### Work required
After locating the line with "bv_launch_pass2(ac, st);", retype it and every later line exactly, stopping at the end of the records.

[Stored data entries]

****************

int bv_engine_destroy(bv_engine *e) {
    if (!e) return BV_OK;
    (void)hipSetDevice(e->cfg.device);
    for (bv_engine *&l : e->lane) {
        if (l) (void)bv_engine_destroy(l);
        l = nullptr;
    }
    if (e->ev_entry) (void)hipEventDestroy(e->ev_entry);
    if (e->stream) (void)hipStreamSynchronize(e->stream);
    bv_text_state_free(e->text);
    bv_bgzf_state_free(e->bgzf);
    bv_deflate_state_free(e->deflate);
    for (hipStream_t st : e->used_streams) (void)hipStreamSynchronize(st);
    for (auto &tri : e->ring)
        for (auto &ev : tri)
            if (ev) (void)hipEventDestroy(ev);
    if (e->d_tables) (void)hipFree(e->d_tables);
    if (e->d_lnfact) (void)hipFree(e->d_lnfact);
    if (e->d_var_list) (void)hipFree(e->d_var_list);
    if (e->d_counters) (void)hipFree(e->d_counters);
    if (e->d_gid) (void)hipFree(e->d_gid);
    if (e->d_summ) (void)hipFree(e->d_summ);
    if (e->d_bins) (void)hipFree(e->d_bins);
    if (e->d_cand_list) (void)hipFree(e->d_cand_list);
    if (e->d_easy_list) (void)hipFree(e->d_easy_list);
    if (e->d_easy3_list) (void)hipFree(e->d_easy3_list);
    if (e->d_ovf) (void)hipFree(e->d_ovf);
    if (e->d_gitems) (void)hipFree(e->d_gitems);
    if (e->d_gidp) (void)hipFree(e->d_gidp);
    if (e->d_chain) (void)hipFree(e->d_chain);
    if (e->d_ref_cat) (void)hipFree(e->d_ref_cat);
    if (e->d_out_cat) (void)hipFree(e->d_out_cat);
    if (e->ev_done) (void)hipEventDestroy(e->ev_done);
    if (e->ev_host) (void)hipEventDestroy(e->ev_host);
    if (e->h_counters) (void)hipHostFree(e->h_counters);
    for (auto &sl : e->sring) {
        if (sl.buf) (void)hipFree(sl.buf);
        if (sl.copied) (void)hipEventDestroy(sl.copied);
        if (sl.freed) (void)hipEventDestroy(sl.freed);
    }
    tile_job_free(e->tile);
    if (e->d_gid_round) (void)hipFree(e->d_gid_round);
    if (e->d_gout_round) (void)hipFree(e->d_gout_round);
    for (hipStream_t cs : e->copy_stream)
        if (cs) (void)hipStreamSynchronize(cs);
    for (hipStream_t cs : e->copy_stream)
        if (cs) (void)hipStreamDestroy(cs);
    if (e->stream) (void)hipStreamDestroy(e->stream);
    delete e;
    return BV_OK;
}

}

int bv_impl::launch_passes(bv_engine *e, const uint8_t *bs, const uint8_t *q, const uint8_t *mq, const uint16_t *rp, const uint8_t *refb,
                           const uint8_t *gid, size_t P, uint32_t n_sites, uint32_t n_samples, uint32_t n_groups, bv_site_result *dout,
                           bv_group_result *dgout, hipStream_t st, const BvChain *chain, bool chain_cat, uint32_t layout) {
    const uint32_t rpr_tag = (layout & BV_SLAB_RPR_TAGGED) && rp != nullptr ? 1u : 0u;
    const size_t S = n_sites, G = n_groups;
    const size_t Gr = G < BV_GROUPS_PER_ROUND ? G : (size_t)BV_GROUPS_PER_ROUND, n_rounds = G ? (G + Gr - 1) / Gr : 1;
    if (n_rounds > 1 && chain != nullptr) return fail(e, BV_ERR_INVALID_ARG, "launch_passes: more than 32 pop-groups do not chain");
    if (G && chain == nullptr) BV_HIP(e, hipMemsetAsync(dgout, 0, S * G * sizeof(bv_group_result), st));
    if (n_rounds > 1) {
        int rc = grow_device(e, &e->d_gid_round, &e->d_gid_round_bytes, up256(n_samples) + 256);
        if (rc == BV_OK) rc = grow_device(e, &e->d_gout_round, &e->d_gout_round_bytes, S * Gr * sizeof(bv_group_result));
        if (rc != BV_OK) return rc;
    }

    const bool timed = !(e->cfg.flags & BV_FLAG_SPARSE_TIMING) || (e->n_launches % 8u) == 0u;
    e->n_launches += 1;
    hipEvent_t *ev = nullptr;
    if (timed) {
        if (e->ring_count == bv_engine::kRing) {
            int rc = drain_timings(e, true);
            if (rc != BV_OK) return rc;
        }
        const int slot = e->ring_head;
        e->ring_head = (e->ring_head + 1) % bv_engine::kRing;
        e->ring_count += 1;
        e->last_slot = slot;
        ev = e->ring[slot];
        e->ring_one_kernel[slot] = false;
    }
    const bool two_kernel = n_samples <= BV_SHORT_ROW_MAX;

    BvPass2Args a2;
    a2.bs = bs; a2.q = q; a2.mapq = mq; a2.rpr = rp; a2.ref_base = refb; a2.group_id = gid; a2.pitch = P;
    a2.n_sites = n_sites; a2.n_samples = n_samples; a2.n_groups = n_groups;
    a2.min_af = e->cfg.min_af; a2.tables = e->d_tables; a2.out = dout; a2.gout = dgout;
    a2.var_list = e->d_var_list; a2.counters = e->d_counters; a2.n_cu = e->n_cu; a2.flags = e->cfg.flags;
    a2.gitems = nullptr; a2.gitem_cap = 0; a2.gidp = nullptr;
    a2.ch = chain;
    a2.ch_cat = chain_cat ? 1u : 0u;
    a2.rpr_tag = rpr_tag;
    if (G && gid && dgout && !(e->cfg.flags & BV_FLAG_GROUP_INLINE)) {
        const uint64_t want64 = (uint64_t)S * Gr, most = (8192ull << 20) / (sizeof(uint32_t) * BV_P2G_ITEM_WORDS);
        uint32_t want = (uint32_t)(want64 < most ? want64 : most);
        if (want > e->gitem_cap) {
            if (e->d_gitems) BV_HIP(e, hipFree(e->d_gitems));
            e->d_gitems = nullptr; e->gitem_cap = 0;
            for (;;) {
                if (hipMalloc(&e->d_gitems, sizeof(uint32_t) * BV_P2G_ITEM_WORDS * (size_t)want) == hipSuccess) {
                    e->gitem_cap = want;
                    break;
                }
                (void)hipGetLastError();
                e->d_gitems = nullptr;
                if (want < 1024u) break;
                want /= 2u;
            }
        }
        a2.gitems = e->d_gitems; a2.gitem_cap = e->gitem_cap;
        const size_t n16 = ((size_t)n_samples + 15) & ~(size_t)15;
        const int rc = grow_device(e, &e->d_gidp, &e->d_gidp_bytes, n16 + 256);
        if (rc != BV_OK) return rc;
        a2.gidp = e->d_gidp;
        if (n_rounds == 1) {
            bv_launch_gid_prepare(gid, e->d_gidp, (uint32_t)n16, n_groups, st);
            BV_HIP(e, hipGetLastError());
        }
    }
    if (n_rounds > 1) a2.n_groups = (uint32_t)Gr;

    e->last_blocks = 1;
#ifdef BV_TEAM_DEBUG
    const bool rotate = false;
#else
    const bool rotate = true;
#endif
    uint32_t cb = 0;
    if (rotate) {
        cb = e->ctr_rot % bv_engine::kCtrBlocks;
        if (cb == 0)
            BV_HIP(e, hipMemset2DAsync(e->d_counters, sizeof(uint32_t) * BV_CTR_WORDS, 0, sizeof(uint32_t) * BV_CTR_PER_LAUNCH * BV_CTR_STRIDE,
                                       bv_engine::kCtrBlocks, st));
        e->ctr_rot += 1;
    } else {
        e->ctr_rot = 0;
        BV_HIP(e, hipMemsetAsync(e->d_counters, 0, sizeof(uint32_t) * BV_CTR_PER_LAUNCH * BV_CTR_STRIDE, st));
    }
    e->last_ctr_base = cb;
    a2.counters = e->d_counters + (size_t)cb * BV_CTR_WORDS;
    bool pass2_fused = false;
    e->last_form = two_kernel ? BV_FORM_SHORT_ROWS : 0u;
    if (ev) BV_HIP(e, hipEventRecord(ev[0], st));
    if (two_kernel) {
        if (n_sites > e->short_sites) {
            if (e->d_summ) BV_HIP(e, hipFree(e->d_summ));
            if (e->d_bins) BV_HIP(e, hipFree(e->d_bins));
            if (e->d_cand_list) BV_HIP(e, hipFree(e->d_cand_list));
            if (e->d_easy_list) BV_HIP(e, hipFree(e->d_easy_list));
            if (e->d_easy3_list) BV_HIP(e, hipFree(e->d_easy3_list));
            if (e->d_ovf) BV_HIP(e, hipFree(e->d_ovf));
            e->d_ovf = nullptr;
            e->d_summ = nullptr; e->d_bins = nullptr; e->d_cand_list = nullptr; e->d_easy_list = nullptr; e->d_easy3_list = nullptr; e->short_sites = 0;
            BV_HIP(e, hipMalloc(&e->d_summ, sizeof(BvSiteSummary) * (size_t)n_sites));
            BV_HIP(e, hipMalloc(&e->d_bins, sizeof(uint32_t) * BV_S_BIN_STRIDE * (size_t)n_sites));
            BV_HIP(e, hipMalloc(&e->d_cand_list, sizeof(uint32_t) * (size_t)n_sites));
            BV_HIP(e, hipMalloc(&e->d_easy_list, sizeof(uint32_t) * (size_t)n_sites));
            BV_HIP(e, hipMalloc(&e->d_easy3_list, sizeof(uint32_t) * (size_t)n_sites));
            BV_HIP(e, hipMalloc(&e->d_ovf, sizeof(uint32_t) * 4 * (size_t)n_sites));
            e->short_sites = n_sites;
        }
        BvP1ShortArgs s1;
        s1.bs = bs; s1.q = q; s1.ref_base = refb; s1.pitch = P; s1.n_sites = n_sites; s1.n_samples = n_samples;
        s1.flags = e->cfg.flags; s1.n_cu = e->n_cu; s1.min_af = e->cfg.min_af; s1.tables = e->d_tables; s1.out = dout;
        s1.var_list = e->d_var_list; s1.counters = e->d_counters + (size_t)cb * BV_CTR_WORDS;
        s1.summ = e->d_summ; s1.bins = e->d_bins;
        s1.cand_list = e->d_cand_list; s1.easy_list = e->d_easy_list; s1.easy3_list = e->d_easy3_list;
        s1.ovf = e->d_ovf;
        s1.ch = chain;
        s1.mapq = nullptr; s1.rpr = nullptr; s1.rpr_tag = rpr_tag;
        const uint32_t form = (e->cfg.flags >> 12) & 0xFu;
        if (form != 9u && bv_p1s_fused_takes(s1)) {
            if (ev) e->ring_one_kernel[e->last_slot] = true;
            if (form != 10u && mq != nullptr && rp != nullptr && !(e->cfg.flags & BV_FLAG_PASS2_SWEEP)) {
                s1.mapq = mq; s1.rpr = rp;
                pass2_fused = true;
            }
            bv_launch_p1s_fused(s1, st);
            BV_HIP(e, hipGetLastError());
            e->last_form |= BV_FORM_ONE_KERNEL | (pass2_fused ? BV_FORM_PASS2_FUSED : 0u);
        } else {
            bv_launch_p1s_stream(s1, st);
            BV_HIP(e, hipGetLastError());
            if (ev) BV_HIP(e, hipEventRecord(ev[3], st));
            bv_launch_p1s_solve(s1, st);
            BV_HIP(e, hipGetLastError());
        }
        if (ev) BV_HIP(e, hipEventRecord(ev[1], st));
    } else {
        if (ev) e->ring_one_kernel[e->last_slot] = true;
        BvPass1Args a1;
        a1.bs = bs; a1.q = q; a1.ref_base = refb; a1.pitch = P; a1.n_sites = n_sites;
        a1.n_samples = n_samples; a1.flags = e->cfg.flags; a1.min_af = e->cfg.min_af; a1.tables = e->d_tables; a1.out = dout;
        a1.var_list = e->d_var_list; a1.counters = e->d_counters + (size_t)cb * BV_CTR_WORDS; a1.n_cu = e->n_cu;
        a1.ch = chain;
        bv_launch_pass1(a1, st);
        BV_HIP(e, hipGetLastError());
        e->last_form |= BV_FORM_ONE_KERNEL;
        if (ev) BV_HIP(e, hipEventRecord(ev[1], st));
    }

    for (size_t r = 0; r < n_rounds; ++r) {
        const size_t g_lo = r * Gr, g_n = n_rounds > 1 ? std::min(Gr, G - g_lo) : G;
        if (n_rounds > 1) {
            const size_t n16 = ((size_t)n_samples + 15) & ~(size_t)15;
            bv_launch_gid_round(gid, e->d_gid_round, (uint32_t)n16, (uint32_t)g_lo, (uint32_t)g_n, st);
            BV_HIP(e, hipGetLastError());
            bv_launch_gid_prepare(e->d_gid_round, e->d_gidp, (uint32_t)n16, (uint32_t)g_n, st);
            BV_HIP(e, hipGetLastError());
            BV_HIP(e, hipMemsetAsync(e->d_gout_round, 0, S * g_n * sizeof(bv_group_result), st));
        }
        BvPass2Args ac = a2;
        if (n_rounds > 1) { ac.group_id = e->d_gid_round; ac.n_groups = (uint32_t)g_n; ac.gout = e->d_gout_round; }
        if (pass2_fused || r > 0) {
            if (G == 0) continue;
            ac.mapq = nullptr; ac.rpr = nullptr;
        }
        bv_launch_pass2(ac, st);
        BV_HIP(e, hipGetLastError());
        bv_launch_p2g_solve16(ac, st);
        BV_HIP(e, hipGetLastError());
        if (n_rounds > 1)
            BV_HIP(e, hipMemcpy2DAsync(dgout + g_lo, G * sizeof(bv_group_result), e->d_gout_round, g_n * sizeof(bv_group_result),
                                       g_n * sizeof(bv_group_result), S, hipMemcpyDeviceToDevice, st));
    }
    if (ev) BV_HIP(e, hipEventRecord(ev[2], st));

    if (rotate) e->ctr_mirror_stale = true;
    else BV_HIP(e, hipMemcpyAsync(e->h_counters, e->d_counters, sizeof(uint32_t) * BV_CTR_WORDS * bv_engine::kCtrBlocks, hipMemcpyDeviceToHost, st));
    const int rc = copy_records_back(e, st);
    if (rc != BV_OK) return rc;
    e->submitted = true;
    return mark_done(e, st);
}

****************

### Answer space
        bv_launch_pass2(ac, st);
        BV_HIP(e, hipGetLastError());
        bv_launch_p2g_solve16(ac, st);
        BV_HIP(e, hipGetLastError());
        if (n_rounds > 1)
            BV_HIP(e, hipMemcpy2DAsync(dgout + g_lo, G * sizeof(bv_group_result), e->d_gout_round, g_n * sizeof(bv_group_result),
                                       g_n * sizeof(bv_group_result), S, hipMemcpyDeviceToDevice, st));
    }
    if (ev) BV_HIP(e, hipEventRecord(ev[2], st));

    if (rotate) e->ctr_mirror_stale = true;
    else BV_HIP(e, hipMemcpyAsync(e->h_counters, e->d_counters, sizeof(uint32_t) * BV_CTR_WORDS * bv_engine::kCtrBlocks, hipMemcpyDeviceToHost, st));
    const int rc = copy_records_back(e, st);
    if (rc != BV_OK) return rc;
    e->submitted = true;
    return mark_done(e, st);
}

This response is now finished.